[Stored data entries]
template <int KS0, int KS1, int WPS, bool TAIL = false, bool WMAX = false, bool WSPLIT = false>
__global__ __launch_bounds__(kMmThreads, WPS) void xcorr_mm_rows(MmArgs P) {
    static_assert(!(WSPLIT && KS1 > 0), "the wave-split kernel is the one-template code run by two wave pairs");
    constexpr int KSM = KS0 > KS1 ? KS0 : KS1;
    using GEO = MmGeom<KSM>;
    constexpr int kMmHalo = GEO::Halo, kMmStage = GEO::Stage, kMmQ = GEO::Q, kMmLastQ = GEO::LastQ, kMmArr = GEO::Arr;
    constexpr int kSeg = 4 * kMmQ;
    D4W_DYN_LDS(smem_raw);
    mm_half* lds = reinterpret_cast<mm_half*>(smem_raw);
    float* red = reinterpret_cast<float*>(lds + 4 * kMmArr);
    constexpr int kBlk = kMmCH / 4;
    float* pb = red + 8;
    float* wt = pb + 2 * kBlk;
    const int tid = (int)threadIdx.x;
    const int lane = tid & 63, wv = mm_uniform(tid >> 6);
    const int n16 = lane & 15, g = lane >> 4;
    const int ns = P.ns;
    const int tsel = WSPLIT ? (wv >> 1) : 0;

    const int nchunk = (ns + kMmCH - 1) / kMmCH;
    const long long total = (long long)P.nx * nchunk;
    const int nparts = min(8, (int)gridDim.x);
    const int xcd = (int)blockIdx.x % nparts, wq = (int)blockIdx.x / nparts, nq = ((int)gridDim.x - xcd + nparts - 1) / nparts;
    const long long lo_c = total * xcd / nparts, hi_c = total * (xcd + 1) / nparts;
    mm_h8 a0h[KS0], a0l[KS0];
    mm_h8 a1h[KS1 ? KS1 : 1], a1l[KS1 ? KS1 : 1];
    float osc0 = 1.f, osc1 = 1.f;
#ifdef D4W_MM_V_TAIL_DEALT
    constexpr bool kRows = false;
#else
    constexpr bool kRows = TAIL;
#endif
    auto next_chunk = [&](long long c) -> long long {
        if constexpr (kRows) {
            const long long r = c / nchunk;
            return (c - r * nchunk + 1 < nchunk) ? c + 1 : (r + (long long)gridDim.x) * nchunk;
        } else {
            return c + nq;
        }
    };
    const long long end_c = kRows ? total : hi_c;
    long long c_n = kRows ? (long long)blockIdx.x * nchunk : lo_c + wq;
    {
        float* tl = reinterpret_cast<float*>(smem_raw);
        constexpr int TLP = 16 + kMmHalo;
        for (int i = tid; i < 2 * TLP; i += kMmThreads) {
            const int t = i / TLP, u = i - t * TLP - 15;
            const int L = t ? P.len1 : P.len0;
            float tv = (u >= 0 && u < L && (t == 0 || KS1 > 0 || WSPLIT)) ? P.taps[(size_t)t * P.ltaps + u] : 0.f;
            if constexpr (TAIL) {
                if (u < L && (t == 0 || KS1 > 0 || WSPLIT)) tv += t ? P.tail1 : P.tail0;
            }
            tl[i] = tv;
        }
        __syncthreads();
        auto build = [&](const float* tp, int L, auto& ah, auto& al, auto ks, float& osc) {
            constexpr int KS = decltype(ks)::value;
// ... 14 lines not shown
                    mm_set(ah[kk], j, hi);
                    mm_set(al[kk], j, lo);
                });
            });
        };
        build(tl + (WSPLIT ? tsel * TLP : 0), WSPLIT && tsel ? P.len1 : P.len0, a0h, a0l, std::integral_constant<int, KS0>{}, osc0);
        if constexpr (KS1 > 0) build(tl + TLP, P.len1, a1h, a1l, std::integral_constant<int, KS1>{}, osc1);
        __syncthreads();
    }

    float4 pre[kMmQ];
    Mean2 mu_n{0.f, 0.f};
    float g_n = 1.f;
    bool heavy_n = false;
    bool tail_n = false;
    int row_n = 0, c0_n = 0;

    auto issue = [&](long long c) {
        row_n = (int)(c / nchunk);
        c0_n = (int)(c - (long long)row_n * nchunk) * kMmCH;
        mu_n = mean2_load(P.mean, row_n);
        g_n = 1.f;
        const int s0 = c0_n + P.shift;
        tail_n = s0 + kMmStage > ns;
        if (P.maxabs) {
            const float a = P.maxabs[row_n];
            g_n = (a > 0.f) ? 1.0f / a : 0.f;
            heavy_n = fabsf(mu_n.hi) > 0.9921875f * a;
        }
        const float* xr = P.x + (size_t)row_n * ns;
        const bool al = (reinterpret_cast<uintptr_t>(xr + s0) & 15) == 0;
        if (al && s0 + kMmStage <= ns) {
            const float4* p = reinterpret_cast<const float4*>(xr + s0) + tid;
            static_for<kMmQ>([&](auto qq) {
                constexpr int q = decltype(qq)::value;
                if (q < kMmQ - 1 || tid < kMmLastQ) pre[q] = mm_load4_stream(p + q * kMmThreads);
            });
        } else {
            if (al && (ns & 3) == 0) {
                static_for<kMmQ>([&](auto qq) {
                    constexpr int q = decltype(qq)::value;
                    if (q < kMmQ - 1 || tid < kMmLastQ) {
                        const int i = s0 + 4 * (tid + q * kMmThreads);
                        const float4 v = *reinterpret_cast<const float4*>(xr + min(i, ns - 4));
                        pre[q] = (i < ns) ? v : make_float4(mu_n.hi, mu_n.hi, mu_n.hi, mu_n.hi);
// ... 16 lines not shown
                    constexpr int q = decltype(qq)::value;
                    if (q < kMmQ - 1 || tid < kMmLastQ) {
                        const int d = s0 + 4 * (tid + q * kMmThreads) - ns;
                        const float b0 = xn[min(max(d, 0), n_next - 1)], b1 = xn[min(max(d + 1, 0), n_next - 1)];
                        const float b2 = xn[min(max(d + 2, 0), n_next - 1)], b3 = xn[min(max(d + 3, 0), n_next - 1)];
                        if (d >= 0 && d < n_next) pre[q].x = b0;
                        if (d + 1 >= 0 && d + 1 < n_next) pre[q].y = b1;
                        if (d + 2 >= 0 && d + 2 < n_next) pre[q].z = b2;
                        if (d + 3 >= 0 && d + 3 < n_next) pre[q].w = b3;
                    }
                });
            }
        }
    };

    if (c_n < end_c) issue(c_n);
    int buf = 0;
    constexpr bool want_max = WMAX;
    float pst_hi = 0.f, pst_lo = 0.f;
    for (long long c = c_n; c < end_c;) {
        const int row = row_n, c0 = c0_n;
        const Mean2 mu = mu_n;
        const bool tail = tail_n;
        const int n_valid = ns + ((P.xnext && P.n_next > 0) ? P.n_next : 0) - c0 - P.shift;
        float gsc = g_n, osx = 1.f;
        const float gout = g_n;
        const bool own_scale = !P.maxabs || heavy_n;
        mm_half* bh = lds + (size_t)buf * 2 * kMmArr;
        mm_half* bl = bh + kMmArr;
        const long long c_next = next_chunk(c);
        const int cin = c0 / kMmCH;
        if (TAIL && cin == 0) { pst_hi = 0.f; pst_lo = 0.f; }
        const float pst = pst_hi;
        if (own_scale) {
            float m = 0.f;
            static_for<kMmQ>([&](auto qq) {
                constexpr int q = decltype(qq)::value;
                if (q < kMmQ - 1 || tid < kMmLastQ) {
                    const float4 v = pre[q];
                    const int at = 4 * (tid + q * kMmThreads);
                    float d0 = demean(v.x, mu), d1 = demean(v.y, mu), d2 = demean(v.z, mu), d3 = demean(v.w, mu);
                    if (tail) {
                        if (at >= n_valid) d0 = 0.f;
                        if (at + 1 >= n_valid) d1 = 0.f;
                        if (at + 2 >= n_valid) d2 = 0.f;
                        if (at + 3 >= n_valid) d3 = 0.f;
                    }
                    m = fmaxf(fmaxf(m, fmaxf(fabsf(d0), fabsf(d1))), fmaxf(fabsf(d2), fabsf(d3)));
                }
            });
            for (int o = 32; o > 0; o >>= 1) m = fmaxf(m, __shfl_xor(m, o));
            if (lane == 0) red[wv + 4 * buf] = m;
            lds_barrier();
            m = fmaxf(fmaxf(red[4 * buf], red[4 * buf + 1]), fmaxf(red[4 * buf + 2], red[4 * buf + 3]));
            mm_pow2_scale(m, osx, gsc);
        }
        const float mlg = -mu.lo * gsc;
        static_for<kMmQ>([&](auto qq) {
            constexpr int q = decltype(qq)::value;
            float s[4] = {0.f, 0.f, 0.f, 0.f};
            const bool mine = q < kMmQ - 1 || tid < kMmLastQ;
            const int at = mm_pidx(4 * (tid + q * kMmThreads));
            if (mine) {
                const float4 v = pre[q];
#ifdef D4W_MM_V_FLOATMEAN
                s[0] = (v.x - mu.hi) * gsc; s[1] = (v.y - mu.hi) * gsc; s[2] = (v.z - mu.hi) * gsc; s[3] = (v.w - mu.hi) * gsc;
#else
                s[0] = fmaf(v.x - mu.hi, gsc, mlg); s[1] = fmaf(v.y - mu.hi, gsc, mlg); s[2] = fmaf(v.z - mu.hi, gsc, mlg); s[3] = fmaf(v.w - mu.hi, gsc, mlg);
#endif
                if (P.clamp && !own_scale) static_for<4>([&](auto ee) { constexpr int e = decltype(ee)::value; s[e] = mm_clamp_half(s[e]); });
                if (tail) {
                    const int a0 = 4 * (tid + q * kMmThreads);
                    static_for<4>([&](auto ee) { constexpr int e = decltype(ee)::value; if (a0 + e >= n_valid) s[e] = 0.f; });
                }
#ifdef D4W_MM_V_OLDSPLIT
                mm_half h[4], l[4];
                static_for<4>([&](auto ee) { constexpr int e = decltype(ee)::value; mm_split(s[e], h[e], l[e]); });
                mm_put4(bh + at, h);
                mm_put4(bl + at, l);
#else
                mm_split_put4(s, bh + at, bl + at);
#endif
            }
#ifdef D4W_MM_V_TAIL_NOSCAN
            if constexpr (false) {
#else
            if constexpr (TAIL && q < kMmCH / (4 * kMmThreads)) {
#endif
                const float t4 = (s[0] + s[1]) + (s[2] + s[3]);
                const float inc = mm_wave_scan(t4);
                pb[buf * kBlk + kMmThreads * q + tid] = inc - t4;
                if (lane == 63) wt[buf * 16 + 4 * q + wv] = inc;
            }
        });
        if (c_next < end_c) issue(c_next);
        lds_barrier();
        float* ya = ((WSPLIT && tsel) ? P.y1 : P.y0) + (size_t)row * ns;
        float* yb = KS1 ? P.y1 + (size_t)row * ns : nullptr;
        const bool valign = ((reinterpret_cast<uintptr_t>(ya + c0) & 15) == 0) && (!KS1 || (reinterpret_cast<uintptr_t>(yb + c0) & 15) == 0);
        const float oxs = (own_scale && P.maxabs) ? osx * gout : osx;
        const float o0 = osc0 * oxs, o1 = osc1 * oxs;
        float segoff = 0.f;
        constexpr int NTW = kMmCH / 256 / (WSPLIT ? 2 : 4), NST = NTW * KSM, PF = 2;
        auto tile_of = [&](int ti) { return WSPLIT ? (wv & 1) + 2 * ti : wv + 4 * ti; };
        auto frag = [&](const mm_half* arr, int T, int kk) -> mm_h8 {
            const int gr = 32 * T + 2 * n16 + g + 4 * kk;
            return *reinterpret_cast<const mm_h8*>(arr + mm_pidx(8 * gr));
        };
        mm_h8 fh[PF + 1], fl[PF + 1];
        static_for<PF>([&](auto ss) {
            constexpr int s_ = decltype(ss)::value;
            fh[s_] = frag(bh, tile_of(s_ / KSM), s_ % KSM);
            fl[s_] = frag(bl, tile_of(s_ / KSM), s_ % KSM);
        });
        mm_f4 c0h = mm_zero(), c0l = mm_zero(), c1h = mm_zero(), c1l = mm_zero();
        float vmax0 = -INFINITY, vmax1 = -INFINITY;
        float vsum = 0.f;
        static_for<NST>([&](auto ss) {
            constexpr int s_ = decltype(ss)::value, ti = s_ / KSM, kk = s_ % KSM;
            if constexpr (s_ + PF < NST) {
                fh[(s_ + PF) % (PF + 1)] = frag(bh, tile_of((s_ + PF) / KSM), (s_ + PF) % KSM);
                fl[(s_ + PF) % (PF + 1)] = frag(bl, tile_of((s_ + PF) / KSM), (s_ + PF) % KSM);
            }
            mm_sched_fence();
            const mm_h8 xh = fh[s_ % (PF + 1)], xl = fl[s_ % (PF + 1)];
            if constexpr (kk < KS0) {
                c0h = mm_mfma(a0h[kk], xh, c0h);
                c0l = mm_mfma(a0h[kk], xl, c0l);
            }
            if constexpr (kk < KS1) {
                c1h = mm_mfma(a1h[kk], xh, c1h);
                c1l = mm_mfma(a1h[kk], xl, c1l);
            }
            if constexpr (kk < KS0) c0l = mm_mfma(a0l[kk], xh, c0l);
            if constexpr (kk < KS1) c1l = mm_mfma(a1l[kk], xh, c1l);
            mm_sched_fence();
            if constexpr (kk == KSM - 1) {
                const int T = tile_of(ti);
                const int kl = 256 * T + 16 * n16 + 4 * g;
                const int k = c0 + kl;
                if constexpr (ti == 0) {
                if constexpr (TAIL) {
                    const float w = lane < 16 ? wt[buf * 16 + lane] : 0.f;
                    const float inc = mm_wave_scan(w);
                    segoff = inc - w;
        #ifdef D4W_EMU
                    const float own = __shfl(inc, 15);
        #else
                    const float own = __builtin_bit_cast(float, __builtin_amdgcn_readlane(__builtin_bit_cast(int, inc), 15));
        #endif
                    const double pd = ((double)pst_hi + (double)pst_lo) + (double)(own * oxs);
                    const float ph = (float)pd, pl2 = (float)(pd - (double)ph);
        #ifdef D4W_EMU
                    pst_hi = ph; pst_lo = pl2;
        #else
                    pst_hi = __builtin_bit_cast(float, __builtin_amdgcn_readfirstlane(__builtin_bit_cast(int, ph)));
                    pst_lo = __builtin_bit_cast(float, __builtin_amdgcn_readfirstlane(__builtin_bit_cast(int, pl2)));
        #endif
                }
                }
                float r0[4], r1[4];
                float a0 = 0.f, a1 = 0.f;
#ifdef D4W_MM_V_TAIL_NOSCAN
                if constexpr (false) {
#else
                if constexpr (TAIL) {
#endif
#ifdef D4W_EMU
                    const float so = __shfl(segoff, T);
#else
                    const float so = __builtin_bit_cast(float, __builtin_amdgcn_readlane(__builtin_bit_cast(int, segoff), T));
#endif
                    const float pbk = fmaf(so + pb[buf * kBlk + kMmThreads * (T >> 2) + 64 * (T & 3) + 4 * n16], oxs, pst);
                    a0 = ((WSPLIT && tsel) ? P.tail1 : P.tail0) * pbk;
                    a1 = P.tail1 * pbk;
                }
                static_for<4>([&](auto rr) {
                    constexpr int r = decltype(rr)::value;
                    r0[r] = fmaf(fmaf(mm_get(c0l, r), kMmLoInv, mm_get(c0h, r)), o0, a0);
                    if constexpr (KS1 > 0) r1[r] = fmaf(fmaf(mm_get(c1l, r), kMmLoInv, mm_get(c1h, r)), o1, a1);
                });
                c0h = mm_zero(); c0l = mm_zero(); c1h = mm_zero(); c1l = mm_zero();
                if (valign && k + 3 < ns) {
                    if (KS1 == 0 && P.accumulate) {
                        const float4 o = mm_load4_stream(reinterpret_cast<const float4*>(ya + k));
                        r0[0] += o.x; r0[1] += o.y; r0[2] += o.z; r0[3] += o.w;
                    }
                    mm_store4(ya + k, r0[0], r0[1], r0[2], r0[3]);
                    if constexpr (KS1 > 0) mm_store4(yb + k, r1[0], r1[1], r1[2], r1[3]);
                    if (want_max) {
                        vmax0 = fmaxf(vmax0, fmaxf(fmaxf(r0[0], r0[1]), fmaxf(r0[2], r0[3])));
#ifndef D4W_MM_V_NONAN
                        vsum += (r0[0] + r0[1]) + (r0[2] + r0[3]);
#endif
                        if constexpr (KS1 > 0) {
                            vmax1 = fmaxf(vmax1, fmaxf(fmaxf(r1[0], r1[1]), fmaxf(r1[2], r1[3])));
#ifndef D4W_MM_V_NONAN
// ... 16 lines not shown
                }
            }
        });
        if (want_max) {
            for (int o = 32; o > 0; o >>= 1) {
                vmax0 = fmaxf(vmax0, __shfl_xor(vmax0, o));
                if constexpr (KS1 > 0) vmax1 = fmaxf(vmax1, __shfl_xor(vmax1, o));
            }
            const bool bad = __any(vsum != vsum);
            if (lane == 0) {
                mm_atomic_fmax(((WSPLIT && tsel) ? P.rowmax1 : P.rowmax0) + row, bad ? __uint_as_float(0x7FC00000u) : vmax0);
                if constexpr (KS1 > 0) mm_atomic_fmax(P.rowmax1 + row, bad ? __uint_as_float(0x7FC00000u) : vmax1);
            }
        }
        buf ^= 1;
        c = c_next;
    }
}

}
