RESOURCE_POLICY = [
    (r"ladder_kernel<\d, 2,", "scratch", lambda v: v == 0, "the two-kernel route's ladders must not spill"),
    (r"ladder_kernel<\d, 2, true", "occupancy", lambda v: v >= 4, "the two-kernel route's DH ladders are sized for 4 waves per SIMD (128 VGPRs)"),
    (r"ladder_kernel<\d, 2, false", "occupancy", lambda v: v >= 2, "the two-kernel route's MUL ladders run the asm bodies at 2 waves per SIMD"),
    (r"ladder_kernel<\d, 1, \w+, \w+, false>", "scratch", lambda v: v == 0, "the fixed-base ladders (MUL and DH) must not spill"),
    (r"ladder_kernel<\d, 1, \w+, \w+, false>", "occupancy", lambda v: v >= 2, "the fixed-base ladders run the asm bodies at 2 waves per SIMD"),
    (r"ladder_kernel<\d, 1, \w+, \w+, true>", "scratch", lambda v: v == 0, "the constant-time fixed-base ladders must not spill"),
    (r"ladder_kernel<\d, 0,", "scratch", lambda v: v == 0, "the fused variable-base kernels must not spill to memory (AGPR copies are fine)"),
    (r"pair_kernel<", "scratch", lambda v: v == 0, "the two-lanes-per-element kernel must not spill"),
    (r"prep_kernel<0, \w+>\(", "occupancy", lambda v: v >= 2, "prep_kernel<ENDO> hides its read-backs behind a second wave per SIMD"),
    (r"mixed_ct_tail_kernel<", "occupancy", lambda v: v >= 2, "the constant-time mixed-batch tail runs the asm bodies at two waves per SIMD"),
    (r"mixed_ct_tail_kernel<", "scratch", lambda v: v == 0, "the constant-time mixed-batch tail must not spill"),
    (r"comb_kernel<true, false>", "scratch", lambda v: v == 0, "the keygen comb of large batches (deferred normalisation) must not touch scratch memory"),
    (r"comb_kernel<false, false>", "scratch", lambda v: v <= 16, "the keygen comb with its inversion in the kernel parks 4 registers around the call: no more than that"),
]


def _hipcc():
    exe = shutil.which("hipcc") or "/opt/rocm/bin/hipcc"
    if not os.path.exists(exe):
        raise RuntimeError("hipcc not found: the FourQ engine needs the ROCm toolchain to build")
    return exe


def _demangle(names):
    filt = shutil.which("c++filt") or "/opt/rocm/lib/llvm/bin/llvm-cxxfilt"
    try:
        out = subprocess.run([filt], input="\n".join(names), capture_output=True, text=True, check=True).stdout.splitlines()
        return [o.replace("fq::(anonymous namespace)::", "").replace("(anonymous namespace)::", "") for o in out]
    except (OSError, subprocess.CalledProcessError):
        return list(names)


_FIELDS = {"TotalSGPRs": "sgprs", "VGPRs": "vgprs", "AGPRs": "agprs", "ScratchSize [bytes/lane]": "scratch",
           "Occupancy [waves/SIMD]": "occupancy", "VGPRs Spill": "vgpr_spills", "SGPRs Spill": "sgpr_spills", "LDS Size [bytes/block]": "lds"}


def parse_resource_remarks(text):
    kernels, cur = {}, None
    for line in text.splitlines():
        m = re.search(r"remark:\s+(Function Name|[A-Za-z ]+(?:\[[^\]]+\])?):\s*(\S+)\s*\[-Rpass-analysis", line)
        if not m:
            continue
        key, val = m.group(1).strip(), m.group(2)
        if key == "Function Name":
            cur = kernels.setdefault(val, {})
        elif cur is not None and key in _FIELDS:
            try:
                cur[_FIELDS[key]] = int(val)
            except ValueError:
                pass
    return kernels


def check_policy(resources):
    bad = []
    for unit, kernels in resources.items():
        for name, f in kernels.items():
            for pattern, field, ok, why in RESOURCE_POLICY:
                if re.search(pattern, name) and field in f and not ok(f[field]):
                    bad.append("%s: %s has %s = %d (%s)" % (unit, name, field, f[field], why))
    return bad


def source_id(extra_flags=()):
    import hashlib
    h = hashlib.sha256()
    for f in [os.path.join(SRC_DIR, f) for f in SOURCES + HEADERS] + [PLACE_TOOL]:
        with open(os.path.normpath(f), "rb") as fh:
            h.update(fh.read())
    h.update(" ".join(list(HIPCC_FLAGS) + list(extra_flags)).encode())
    return h.hexdigest()[:16]


def is_stale():
    if not os.path.exists(LIB_PATH):
        return True
    built = os.path.getmtime(LIB_PATH)
    deps = [os.path.join(SRC_DIR, f) for f in SOURCES + HEADERS] + [PLACE_TOOL]
    return any(os.path.getmtime(os.path.normpath(d)) > built for d in deps)


FASTCODEC_SRC = os.path.join(SRC_DIR, "fastcodec.c")


def fastcodec_path():
    import sysconfig
    return os.path.join(HERE, "_fastcodec" + sysconfig.get_config_var("EXT_SUFFIX"))


def build_fastcodec(force=False, verbose=False):
    import sysconfig
    out = fastcodec_path()
    if not force and os.path.exists(out) and os.path.getmtime(out) >= os.path.getmtime(FASTCODEC_SRC):
        return out
    cc = shutil.which("gcc") or shutil.which("cc")
    if cc is None:
        raise RuntimeError("no C compiler for fourq_amd/csrc/fastcodec.c")
    _run([cc, "-O2", "-shared", "-fPIC", "-Wall", "-I" + sysconfig.get_paths()["include"], "-o", out, FASTCODEC_SRC], verbose)
    return out


def _run(cmd, verbose=False):
    if verbose:
        print(" ".join(cmd), file=sys.stderr)
    proc = subprocess.run(cmd, stdout=subprocess.PIPE, stderr=subprocess.STDOUT, text=True)
    if proc.returncode != 0:
        raise RuntimeError("command failed: %s\n%s" % (" ".join(cmd), "\n".join(l for l in proc.stdout.splitlines() if "remark:" not in l)[-6000:]))
    return proc.stdout


class RegisterOwnershipError(Exception):
    """A kernel reaches a hand-scheduled body whose physical registers lie outside its allocation.  NOT a RuntimeError on purpose: the
    build's fallback for a failed placement detour catches RuntimeError, and this finding must never be swallowed by it -- the plain
    hipcc build of the same sources would carry the same kernel."""


def check_register_ranges(asm_path):
    kernel, highest, alloc, accum = None, {}, {}, {}
    with open(asm_path) as fh:
        for ln in fh:
            m = re.match(r"^(_Z\w+):", ln)
            if m:
                kernel = m.group(1)
                continue
            m = re.match(r"\s*\.amdhsa_kernel\s+(\S+)", ln)
            if m:
                kernel = m.group(1)
                continue
            m = re.match(r"\s*\.amdhsa_next_free_vgpr\s+(\d+)", ln)
            if m and kernel:
                alloc[kernel] = int(m.group(1))
                continue
            m = re.match(r"\s*\.amdhsa_accum_offset\s+(\d+)", ln)
            if m and kernel:
                accum[kernel] = int(m.group(1))
                continue
            t = ln.strip()
            if kernel is None or not t or t[0] in ";.":
                continue
            for a, b in re.findall(r"\bv(\d+)\b|\bv\[\d+:(\d+)\]", t):
                r = int(a or b)
                if r > highest.get(kernel, -1):
                    highest[kernel] = r
    bad = []
    for k, h in highest.items():
        if k not in alloc:
            continue
        owned = min(alloc[k], accum.get(k, alloc[k]))
        if h >= owned:
            bad.append("%s names v%d but owns %d arch VGPRs (next_free_vgpr %d, accum_offset %s)" % (k, h, owned, alloc[k], accum.get(k, "-")))
    if not alloc and highest:
        bad.append("%s: VGPRs are named but no .amdhsa_next_free_vgpr could be parsed -- the listing format changed" % asm_path)
    if bad:
        raise RegisterOwnershipError("a kernel reaches an asm body whose registers it does not own:\n  " + "\n  ".join(bad))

_Problem requirements_. Nothing but an exact copy of the lines from the first one above through the line holding "float* wt = pb + 2 * kBlk;" should be returned.

_Exercise response_.
template <int KS0, int KS1, int WPS, bool TAIL = false, bool WMAX = false, bool WSPLIT = false>
__global__ __launch_bounds__(kMmThreads, WPS) void xcorr_mm_rows(MmArgs P) {
    static_assert(!(WSPLIT && KS1 > 0), "the wave-split kernel is the one-template code run by two wave pairs");
    constexpr int KSM = KS0 > KS1 ? KS0 : KS1;
    using GEO = MmGeom<KSM>;
    constexpr int kMmHalo = GEO::Halo, kMmStage = GEO::Stage, kMmQ = GEO::Q, kMmLastQ = GEO::LastQ, kMmArr = GEO::Arr;
    constexpr int kSeg = 4 * kMmQ;
    D4W_DYN_LDS(smem_raw);
    mm_half* lds = reinterpret_cast<mm_half*>(smem_raw);
    float* red = reinterpret_cast<float*>(lds + 4 * kMmArr);
    constexpr int kBlk = kMmCH / 4;
    float* pb = red + 8;
    float* wt = pb + 2 * kBlk;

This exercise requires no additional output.